THE TASK: Copy exactly, please, each line of the data below until the line that contains "Measured on AMD" has been copied, beginning at the top.

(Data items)

# SamsungSAILMontreal/ghn3

Measured on AMD Instinct MI355X. Metric: predicted-params/sec (GHN fwd+bwd), ghn3xlm16, 256-node graphs, higher is better.
Workload: dtype f16; 1 GPU; ghn3xlm16 fwd+bwd, 1 synthetic 256-node graph(s) per GPU (seed 256000+), 86515016 predicted params per GPU, loss = sum of Frobenius norms of the predicted tensors; ghn_params=654365312, decoder_rows=1421, workspace_bytes=2436048640, zero_fill_bytes=2797339192, parallelism=dp1, index_mode=reference, loss=fused into the tile kernels

## Files before the change

ghn3_amd/build.py:

```python
import os
import subprocess
import sys
from concurrent.futures import ThreadPoolExecutor

HERE = os.path.dirname(os.path.abspath(__file__))
ROOT = os.path.dirname(HERE)
CSRC = os.path.join(HERE, 'csrc')
OUT_DIR = os.path.join(HERE, 'lib')
LIB = os.path.join(OUT_DIR, 'libghn3_hip.so')
SOURCES = ['gemm.hip', 'gemm_p8.hip', 'gemm_small.hip', 'gemm_x3.hip', 'gemm_x3d.hip', 'gemm_wg.hip', 'attention.hip', 'elementwise.hip', 'target_ops.hip', 'tnet_msa.hip', 'tnet_attn.hip', 'tnet_head.hip', 'tnet_wgrad.hip', 'tnet_join.hip', 'runtime.hip']
FLAGS = ['--offload-arch=gfx950', '-O3', '-std=c++17', '-fPIC', '-I' + os.path.join(ROOT, 'include'),
         '-I' + CSRC, '-Wno-unused-result'] + os.environ.get('GHN3_HIPCC_EXTRA', '').split()


def _hipcc():
    for cand in (os.environ.get('HIPCC'), '/opt/rocm/bin/hipcc', 'hipcc'):
        if cand and (os.path.isabs(cand) and os.path.exists(cand) or not os.path.isabs(cand)):
            return cand
    raise RuntimeError('hipcc not found')


def _stale(target, deps):
    if not os.path.exists(target):
        return True
    t = os.path.getmtime(target)
    return any(os.path.getmtime(d) > t for d in deps)


def source_hash():
    import hashlib
    h = hashlib.sha256()
    files = [os.path.join(CSRC, f) for f in sorted(os.listdir(CSRC)) if f.endswith(('.hip', '.h'))]
    files += [os.path.join(ROOT, 'include', 'ghn3_hip.h'), os.path.join(HERE, 'program.py')]
    for f in files:
        with open(f, 'rb') as fh:
            h.update(os.path.basename(f).encode() + b'\0' + fh.read())
    return h.hexdigest()[:16]


def build(force=False, verbose=True):
    os.makedirs(OUT_DIR, exist_ok=True)
    hipcc = _hipcc()
    headers = [os.path.join(ROOT, 'include', 'ghn3_hip.h'), os.path.join(CSRC, 'ghn3_internal.h'),
# ... 27 lines not shown
```

ghn3_amd/csrc/ghn3_internal.h:

```cpp
#pragma once
#include <hip/hip_runtime.h>
#include <stdint.h>
#include "ghn3_hip.h"

struct GemmProbDev {
    const float* A; const float* B; float* C;
    const float* bias; const float* residual; const float* aux_in; float* aux_out;
    const int* a_gather; const int* b_gather; const int* c_gather;
    int M, N, K, lda, ldb, ldc;
    int a_q, a_s, b_q, b_s, c_q, c_s;
    int bias_q, bias_s, bias_stride;
    int act, dact, flags;
    float alpha;
    int tile_start;
    int tiles_m, tiles_n;
    int ksplit, k_chunk;
    int order;
    int kq, ks;
    const int* lim;
    int lim_kind;
    int xcd_cols;
    int pin;
    int pin_first, pin_count;
    int pin_end, pin_total;
    const float* alpha_amax;
    int ln_kind;
    float ln_eps;
    const float* ln_p[6];
    const void* B2;
    const int* mtab;
};


int ghn3_gemm_init();
int ghn3_gemm_launch(const GemmProbDev* d_probs, int n_probs, int total_tiles, int a_mode, int b_mode,
                     int tile, int ctype, hipStream_t stream);

int ghn3_gemm_h16d_launch(const GemmProbDev* d_probs, int n_probs, int total_tiles, int tile, int ctype, int grid_cap,
                          hipStream_t stream);
int ghn3_gemm_p8_init();
int ghn3_gemm_p8_launch(const GemmProbDev* d_probs, int n_probs, int total_tiles, int ctype, int grid_cap,
                        hipStream_t stream);
int ghn3_gemm_p8w_launch(const GemmProbDev* d_probs, int n_probs, int total_tiles, int ctype, int grid_cap,
                         hipStream_t stream);
int ghn3_gemm_p8d_launch(const GemmProbDev* d_probs, int n_probs, int total_tiles, int ctype, int grid_cap,
                         hipStream_t stream);
int ghn3_gemm_x3_init();
int ghn3_gemm_x3_tile(int code, int slice, int* bm, int* bn);
int ghn3_gemm_x3_launch(const GemmProbDev* d_probs, int n_probs, int total_tiles, int code, int slice,
                        hipStream_t stream);
int ghn3_gemm_x3s_init();
int ghn3_gemm_x3s_tile(int code, int K, int ln_kind, int* bm, int* bn);
int ghn3_gemm_x3s_launch(const GemmProbDev* d_probs, const GemmProbDev* h_probs, int n_probs, int total_tiles, int code, int K,
                         int ln_kind, hipStream_t stream);
int ghn3_gemm_wg_launch(const GemmProbDev* d_probs, int n_probs, int total_tiles, int grid_cap, int tile_edge, hipStream_t stream);
int ghn3_gemm_small_launch(const GemmProbDev* d_probs, int n_probs, int total_tiles, int a_mode, int b_mode, int with_ln,
                           hipStream_t stream);

int ghn3_attn_init();
int ghn3_attn_fwd(float* out, const float* qkv, const float* bias, float* P, const int* n_nodes,
                  int B, int N, int C, int H, hipStream_t s);
int ghn3_attn_bwd(float* dqkv, const float* dO, const float* qkv, const float* P, const float* O, float* amax_out,
                  float* dBias, const int* n_nodes, int B, int N, int C, int H, int general, hipStream_t s);

int ghn3_graph_prologue(const int64_t* A, int* deg_in, int* deg_out, int* dist0, int* pair,
                        int B, int N, int V, hipStream_t s);
int ghn3_embed_nodes(float* x, const int* node_type, const int* shape_idx, const int* n_nodes, const int* node_off,
                     const float* E_type, const float* E_ch, const float* E_sp, const float* E_in,
                     const float* E_out, const float* E_dist, const int* deg_in, const int* deg_out,
                     const int* dist0, int B, int N, int C, hipStream_t s);
int ghn3_embed_bwd(const float* dx, const int* node_type, const int* shape_idx, const int* n_nodes,
                   const int* node_off, float* dE_type, float* dE_ch, float* dE_sp, float* dE_in, float* dE_out,
                   float* dE_dist, const int* deg_in, const int* deg_out, const int* dist0,
                   int B, int N, int C, int n_type, int n_ch, int n_sp, hipStream_t s);
int ghn3_edge_hidden(float* hid, const float* Pfw, const float* Pbw, int V, int C, hipStream_t s);
int ghn3_edge_hidden_bwd(float* dPfw, float* dPbw, float* dhid, const float* hid, int V, int C, hipStream_t s);
int ghn3_bias_gather(float* bias, const float* T, const int* pair, int B, int N, int H, hipStream_t s);
int ghn3_bias_hist(float* dT, const float* dBias, const int* pair, int B, int N, int H, int V, void* scratch,
                   int have_amax, hipStream_t s);
int ghn3_rowset_colsum(float* out, const float* X, const void* sets, int n_sets, int O, int I, hipStream_t s);
int ghn3_layernorm_fwd(float* y, float* x, const float* g, const float* b, float* mean, float* rstd, const float* add,
                       int n_add, int64_t add_stride, int rows, int C, float eps, hipStream_t s);
int ghn3_layernorm_bwd(float* dx, float* dy, const float* x, const float* g, const float* mean,
                       const float* rstd, const float* res, const float* add, int n_add, int64_t add_stride, int rows,
                       int C, hipStream_t s);
int ghn3_ln_param_grad(float* dg, float* db, const float* dy, const float* x, const float* mean,
                       const float* rstd, int rows, int C, int accum, hipStream_t s);
int ghn3_ln_param_grad_batch(float* gbase, const float* abase, const int64_t* table, int n_items, int rows, int C,
// ... 62 lines not shown
```

ghn3_amd/csrc/runtime.hip:

```cpp

#include "ghn3_internal.h"
#include <cstdarg>
#include <cstdio>
#include <cstring>
#include <vector>
#include <algorithm>

static thread_local char g_err[512] = "";

void ghn3_set_error(const char* fmt, ...) {
    va_list ap;
    va_start(ap, fmt);
    vsnprintf(g_err, sizeof(g_err), fmt, ap);
    va_end(ap);
}

extern "C" const char* ghn3_last_error(void) { return g_err; }
extern "C" int ghn3_abi_version(void) { return GHN3_ABI_VERSION; }

#define HIPCHK(expr)                                                                  \
    do {                                                                              \
        hipError_t e_ = (expr);                                                       \
        if (e_ != hipSuccess) {                                                       \
            ghn3_set_error("%s failed: %s", #expr, hipGetErrorString(e_));            \
// ... 161 lines not shown
        if (ms256) ms256[i] = c->tag_ms[i];
        if (n256) n256[i] = c->tag_n[i];
        if (reset) { c->tag_ms[i] = 0; c->tag_n[i] = 0; }
    }
    return GHN3_OK;
}

struct Resolver {
    void* const* bufs; int n_bufs; bool bad;
    template <typename T> T* get(const ghn3_ref& r) {
        if (r.buf < 0) return nullptr;
        if (r.buf >= n_bufs || bufs[r.buf] == nullptr) { bad = true; return nullptr; }
        return reinterpret_cast<T*>(reinterpret_cast<char*>(bufs[r.buf]) + r.off);
    }
};

static int pick_tile(const ghn3_gemm_problem& p, int forced, int64_t op_t64) {
    if (p.flags & GHN3_GEMM_X3) {
        if (forced == 44 || forced == 45 || p.ln_kind)
            return (forced == 45 ? 7000 : 6000) + 100 * (p.ln_kind & 3) + ((p.K / 64) % 100);
        return 4000 + 10 * (((forced >= 40 && forced <= 42) ? forced : 40) - 40) + p.x3_slice / 64;
    }
    if (p.ln_kind) return 32;
    if (p.flags & GHN3_GEMM_OP16) {
        if (forced == 16 || forced == 24 || forced == 20 || forced == 25 || forced == 29 || forced == 30) return forced;
        if (forced == 28) {
            const bool kmap_ok = p.b_kq == 0 || p.b_kq % 64 == 0 || 64 % p.b_kq == 0;
            return (p.ksplit <= 1 && p.M >= 160 && (p.N & 3) == 0 && kmap_ok && p.a_gather.buf < 0 && p.b_gather.buf < 0 &&
                    p.c_gather.buf < 0) ? 28 : 16;
        }
        const int64_t t256 = (int64_t)((p.M + 255) / 256) * ((p.N + 255) / 256) * (p.ksplit > 1 ? p.ksplit : 1);
        const double eff = ((double)p.M / (((p.M + 255) / 256) * 256.0)) * ((double)p.N / (((p.N + 255) / 256) * 256.0));
        return (t256 >= 200 && eff >= 0.8) ? 24 : 16;
    }
    if (forced == 48 || forced == 49) {
        const bool ok = p.a_mode == GHN3_MODE_COL && p.b_mode == GHN3_MODE_COL && p.ksplit <= 1 && (p.M & 3) == 0 &&
                        (p.N & 3) == 0 && (p.ldc & 3) == 0 && (p.C.off & 15) == 0 && (p.lda & 3) == 0 && (p.ldb & 3) == 0 &&
                        (p.A.off & 15) == 0 && (p.B.off & 15) == 0 && p.a_gather.buf < 0 &&
                        p.b_gather.buf < 0 && p.c_gather.buf < 0 && !p.a_q && !p.b_q && !p.c_q && !p.bias_q &&
                        p.act == GHN3_ACT_NONE && p.dact == GHN3_DACT_NONE && p.residual.buf < 0 && p.aux_out.buf < 0 &&
                        (p.bias.buf < 0 || (p.flags & GHN3_GEMM_BIASGRAD));
        return ok ? forced : 64;
    }
    if (forced == 32 || forced == 64 || forced == 128) return forced;
    const double flops = 2.0 * p.M * p.N * (double)p.K;
    if (p.ksplit <= 1 && op_t64 <= 640 && flops <= 4e9 && p.K <= 8192) return 32;
    const int64_t t128 = (int64_t)((p.M + 127) / 128) * ((p.N + 127) / 128) * (p.ksplit > 1 ? p.ksplit : 1);
    if (p.M >= 96 && p.N >= 96 && t128 >= 192) return 128;
    return 64;
}

static inline bool is16(int tl) { return tl == 16 || tl == 24 || tl == 20 || tl == 25 || tl == 28 || tl == 29 || tl == 30; }
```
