__device__ __forceinline__ size_t switch_block_index();
__device__ __forceinline__ size_t xcd_block_index();
#ifndef INA_LL_WAVES_PER_EU
#define INA_LL_WAVES_PER_EU 8
#endif
__global__ __launch_bounds__(kLlWaves * 64) __attribute__((amdgpu_waves_per_eu(INA_LL_WAVES_PER_EU, 8))) void k_local_lists(const KeySrc keys_in, size_t npk,
                                                               uint32_t num_slots, uint32_t kmask,
                                                               const uint32_t* __restrict__ unsorted,
                                                               const LocUnit* __restrict__ units, uint32_t gsize,
                                                               uint32_t* __restrict__ ids, uint2* __restrict__ tab) {
    constexpr int kThr = kLlWaves * 64;
    constexpr int DPT = kLlBins / kThr;
    __shared__ uint32_t cw[kLlWaves / 2][kLlBins];
    __shared__ uint32_t s_ws[kLlWaves];
    const uint32_t ep = unsorted[1];
    if (unsorted[kLocEpoch] != ep) return;
    KeySrc kall = keys_in;
    kall.epoch = ep;
    const int lane = threadIdx.x & 63, wv = wave_in_block();
    const int sh = (wv & 1) * 16;
    uint32_t* crow = cw[wv >> 1];
    const unsigned long long below = (1ull << lane) - 1ull;
    const uint32_t kmin = unsorted[kLocKmin], nunits = unsorted[kLocUnits];
    for (uint32_t u = (uint32_t)xcd_block_index(); u < nunits; u += gridDim.x) {
        const LocUnit w = units[u];
        if (w.hi <= w.lo) continue;
        LOC_STAMP(0);
        const uint32_t P0 = w.g_lo * gsize, Pu = u * kLocU * gsize;
        const uint32_t P1 = (uint32_t)min((size_t)Pu + (size_t)kLocU * gsize, npk);
        const uint32_t per = ((P1 - P0 + kLlWaves * 64 - 1) / (kLlWaves * 64)) * 64;
        const uint32_t b0 = min(P0 + (uint32_t)wv * per, P1), b1 = min(b0 + per, P1);
        const bool held = per <= 64u * kLlRounds;
        KeySrc keys = kall;
        if (kall.desc && kall.flags) {
            bool miss = false;
            for (uint32_t f = (P0 >> kall.kb_shift) + (uint32_t)lane; f <= ((P1 - 1u) >> kall.kb_shift); f += 64u)
                miss |= kall.flags[f] != ep;
            if (__ballot(miss)) keys.flags = nullptr;
            else keys.desc = nullptr;
        }
        uint32_t kk[kLlRounds];
        if (held) {
#pragma unroll
            for (int r = 0; r < kLlRounds; ++r) {
                const uint32_t p = b0 + (uint32_t)(r * 64 + lane);
                kk[r] = p < b1 ? keys(p) : num_slots;
            }
        }
        uint32_t area = 0;
        for (uint32_t q = w.lo; q < w.hi; q += kLlBins) {
            const uint32_t qn = min((uint32_t)kLlBins, w.hi - q);
            for (uint32_t d = lane; d < (uint32_t)kLlBins; d += 64) crow[d] = 0u;
            __syncthreads();
            uint32_t before = 0;
            for (uint32_t r0 = b0; r0 < b1; r0 += 64 * kLlRounds) {
                if (!held) {
#pragma unroll
                    for (int r = 0; r < kLlRounds; ++r) {
                        const uint32_t p = r0 + (uint32_t)(r * 64 + lane);
                        kk[r] = p < b1 ? keys(p) : num_slots;
                    }
                }
#pragma unroll
                for (int r = 0; r < kLlRounds; ++r) {
                    const uint32_t slot = kk[r] & kmask;
                    const uint32_t p = r0 + (uint32_t)(r * 64 + lane);
                    lds_count_half(crow, slot - q, slot < num_slots && slot - q < qn, sh);
                    before += (p < Pu && p < b1 && (slot < w.lo || slot >= num_slots)) ? 1u : 0u;
                }
            }
            if (q == w.lo) {
#pragma unroll
                for (int o = 32; o > 0; o >>= 1) before += (uint32_t)__shfl_xor((int)before, o);
                if (lane == 0) s_ws[wv] = before;
            }
            __syncthreads();
            if (q == w.lo) {
                area = P0;
#pragma unroll
                for (int v = 0; v < kLlWaves; ++v) area += s_ws[v];
            }
            LOC_STAMP(1);
            uint32_t tc[DPT], tt = 0;
#pragma unroll
            for (int j = 0; j < DPT; ++j) {
                const uint32_t d = threadIdx.x * DPT + (uint32_t)j;
                uint32_t t = 0;
#pragma unroll
                for (int v2 = 0; v2 < kLlWaves / 2; ++v2) {
                    const uint32_t word = cw[v2][d];
                    t += (word & 0xFFFFu) + (word >> 16);
                }
                tc[j] = t;
                tt += t;
            }
            __syncthreads();
            const uint32_t inc = wave_incl_scan(tt);
            if (lane == 63) s_ws[wv] = inc;
            __syncthreads();
            uint32_t e = inc - tt, passn = 0;
#pragma unroll
            for (int v = 0; v < kLlWaves; ++v) {
                const uint32_t x = s_ws[v];
                e += v < wv ? x : 0u;
                passn += x;
            }
#pragma unroll
            for (int j = 0; j < DPT; ++j) {
                const uint32_t d = threadIdx.x * DPT + (uint32_t)j;
                if (d < qn) tab[q + d - kmin] = uint2{area + e, tc[j]};
                uint32_t b = e;
#pragma unroll
                for (int v2 = 0; v2 < kLlWaves / 2; ++v2) {
                    const uint32_t word = cw[v2][d];
                    const uint32_t lo16 = word & 0xFFFFu;
                    cw[v2][d] = b | ((b + lo16) << 16);
                    b += lo16 + (word >> 16);
                }
                e += tc[j];
            }
            __syncthreads();
            LOC_STAMP(2);
            for (uint32_t r0 = b0; r0 < b1; r0 += 64 * kLlRounds) {
                if (!held) {
#pragma unroll
                    for (int r = 0; r < kLlRounds; ++r) {
                        const uint32_t p = r0 + (uint32_t)(r * 64 + lane);
                        kk[r] = p < b1 ? keys(p) : num_slots;
                    }
                }
#pragma unroll
                for (int r = 0; r < kLlRounds; ++r) {
                    if (r0 + (uint32_t)(r * 64) >= b1) break;
                    const uint32_t slot = kk[r] & kmask;
                    const uint32_t d = slot - q;
                    const bool valid = slot < num_slots && d < qn;
                    const unsigned long long pm = lanes_with_digit(d, kLlBits, valid);
                    if (valid) {
                        const uint32_t rank = (uint32_t)__builtin_popcountll(pm & below);
                        const uint32_t cur = (crow[d] >> sh) & 0xFFFFu;
                        ids[area + cur + rank] = (r0 + (uint32_t)(r * 64 + lane)) | (kk[r] & ~kmask);
                        if (rank == 0) atomicAdd(&crow[d], (uint32_t)__builtin_popcountll(pm) << sh);
                    }
                }
            }
            area += passn;
            __syncthreads();
        }
        LOC_STAMP(3);
    }
}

EXPECTED ANSWER:
# SamsungSAILMontreal/ghn3

Measured on AMD Instinct MI355X. Metric: predicted-params/sec (GHN fwd+bwd), ghn3xlm16, 256-node graphs, higher is better.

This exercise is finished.